# Clicking Sound Occurring and Gear Shifter Shaking When the Wheels Turn



## george03246 (Nov 14, 2014)

I bought a Sno-Tek 24" Snow Blower off of craigslist last week and after using it for the first time today I am encountering an issue with it I am hoping someone here can help me diagnose. Basically after using it for awhile today it started making a clicking type of sound whenever I would engage the drive mechanism and the wheels would turn. It makes the same clicking type of sound whether in forward or reverse but when in reverse the cable or rod that comes up from the engine to the gear shifter rattles around in rhythm with the clicking sound. Other than that it is functioning fine. 

What could this be?

Regards

George


----------



## micah68kj (Oct 8, 2011)

I'm sorry I can't help. I own one of those machines. So far no problems. It almost sounds like it may be a pulley problem though. Possibly an idler pulley? I don't even know what's inside .I've never had the bottom cover off. I know mine makes a heck of a racket engaging the auger.


----------



## Shryp (Jan 1, 2011)

Could be worn out bushings or the frame is ripping where the bushings go through for the axle or the jackshaft.

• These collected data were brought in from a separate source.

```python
def lib():
    global _lib
    if _lib is not None:
        return _lib
    with _lock:
        if _lib is not None:
            return _lib
        if not os.path.exists(_LIB_PATH):
            raise RuntimeError(
                f"libnerface_hip.so not found at {_LIB_PATH}: build it with `python 4d-facial-avatars_amd/build.py` "
                "(or __graft_entry__.build()).  This package has no CPU / PyTorch fallback.")
        handle = C.CDLL(_LIB_PATH, mode=C.RTLD_GLOBAL)
        for name, (res, args) in _PROTOTYPES.items():
            try:
                fn = getattr(handle, name)
            except AttributeError:
                if name in _OPTIONAL:
                    continue
                raise RuntimeError(f"libnerface_hip.so does not export {name}; rebuild it")
            fn.restype, fn.argtypes = res, args
        if handle.nf_abi_version() != ABI_VERSION:
            raise RuntimeError(f"libnerface_hip.so at {_LIB_PATH} has ABI revision {handle.nf_abi_version()}, this binding needs {ABI_VERSION}: "
                               "rebuild it (python 4d-facial-avatars_amd/build.py --force)")
        _lib = handle
    return _lib


def check(rc: int, what: str) -> None:
    if rc != 0:
        msg = lib().nf_error_string(rc)
        raise RuntimeError(f"{what} failed: {msg.decode() if msg else rc} (code {rc})")


def stream_ptr(device) -> int:
    return int(torch.cuda.current_stream(device).cuda_stream)


def require_device(*tensors) -> torch.device:
    dev = None
    for t in tensors:
        if t is None:
            continue
        if not t.is_cuda:
            raise RuntimeError("nerf (MI355X build): tensors must live on a ROCm device (`device='cuda'`); "
                               "there is no CPU path in this package")
        if t.dtype != torch.float32:
            raise RuntimeError(f"nerf (MI355X build): expected float32 tensors, got {t.dtype}")
        if not t.is_contiguous():
            raise RuntimeError("nerf (MI355X build): internal error, tensor is not contiguous")
        if dev is None:
            dev = t.device
        elif t.device != dev:
            raise RuntimeError("nerf (MI355X build): tensors are on different devices")
    return dev


def ptr(t) -> int:
    return 0 if t is None else int(t.data_ptr())
```

### 4d-facial-avatars_amd/nerf/ops.py

```python
from __future__ import annotations

import ctypes as C
import os
import weakref
from typing import NamedTuple, Optional, Sequence

import numpy as np
import torch

from . import _hip as H

PAPER_KEYS = (
    [f"layers_xyz.{i}.{p}" for i in range(6) for p in ("weight", "bias")]
    + [f"{n}.{p}" for n in ("fc_feat", "fc_alpha") for p in ("weight", "bias")]
    + [f"layers_dir.{i}.{p}" for i in range(4) for p in ("weight", "bias")]
    + [f"fc_rgb.{p}" for p in ("weight", "bias")]
)
LCODE_KEYS = [f"{n}.{p}" for n in ("layer1", "layers_xyz.0", "layers_xyz.1", "layers_xyz.2", "layers_dir.0", "fc_alpha", "fc_rgb", "fc_feat")
              for p in ("weight", "bias")]
SMALLER_KEYS = [f"{n}.{p}" for n in ([f"layers_xyz.{i}" for i in range(5)] + ["fc_feat", "fc_alpha"] + [f"layers_dir.{i}" for i in range(3)]
                                     + ["fc_rgb"]) for p in ("weight", "bias")]
BSHAPE_KEYS = list(LCODE_KEYS)
CBSHAPE_KEYS = [f"layers_expr.{i}.{p}" for i in range(3) for p in ("weight", "bias")] + LCODE_KEYS
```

Sounds like the gears are skipping.


----------



## 69ariens (Jan 29, 2011)

Check your belts. it sound like what my friends 2014 was doin. Turns out that his workers were running to high of a gear in deep snow and wore out the belts


----------



## cdestuck (Jan 20, 2013)

I'm wondering if you pull off the bottom pan you'll find some of the friction disc rubber has come off.. If so, a disc is not that expensive, prob about 30 bucks and if your decent with tools its a hour or two project.


----------



## Pathfinder13 (Feb 28, 2014)

From what you describe I would question if the drive chain slack is way too loose and the chain is skipping on the sprocket teeth.  Just something else you can check if the previous ideas don't expose the issue.


----------



## db9938 (Nov 17, 2013)

Not familiar with this machine, but could it be a frozen link in the chain?


----------



## micah68kj (Oct 8, 2011)

Many possibilities what it could be.. Let us know what you find.


----------



## BB Cub (Jan 10, 2012)

if I remember right when I had my cover off. there is no chain. two gears and a friction disk. my model no is 920402 and serial is 35000 or model 920404 and 000101 that's on my owners manual. hope this will help you guys out so far my snow tek is not ticking. it move 53ins of snow for me last year. were suppose to get 9 to 10 by morning and I am about go out and blow 6 in.


----------



## ReneeMer (Feb 5, 2021)

george03246 said:


> I bought a Sno-Tek 24" Snow Blower off of craigslist last week and after using it for the first time today I am encountering an issue with it I am hoping someone here can help me diagnose. Basically after using it for awhile today it started making a clicking type of sound whenever I would engage the drive mechanism and the wheels would turn. It makes the same clicking type of sound whether in forward or reverse but when in reverse the cable or rod that comes up from the engine to the gear shifter rattles around in rhythm with the clicking sound. Other than that it is functioning fine.
> 
> What could this be?
> 
> ...


Did you figure out what this issue is ? My machine started making the same banging sound in drive and reverse yesterday but still throws snow


----------



## 140278 (Aug 27, 2020)

ReneeMer
sorry you posted to a thread that died nearly 6 years ago, with a OP last posting Jan 31, 2015 unseen since .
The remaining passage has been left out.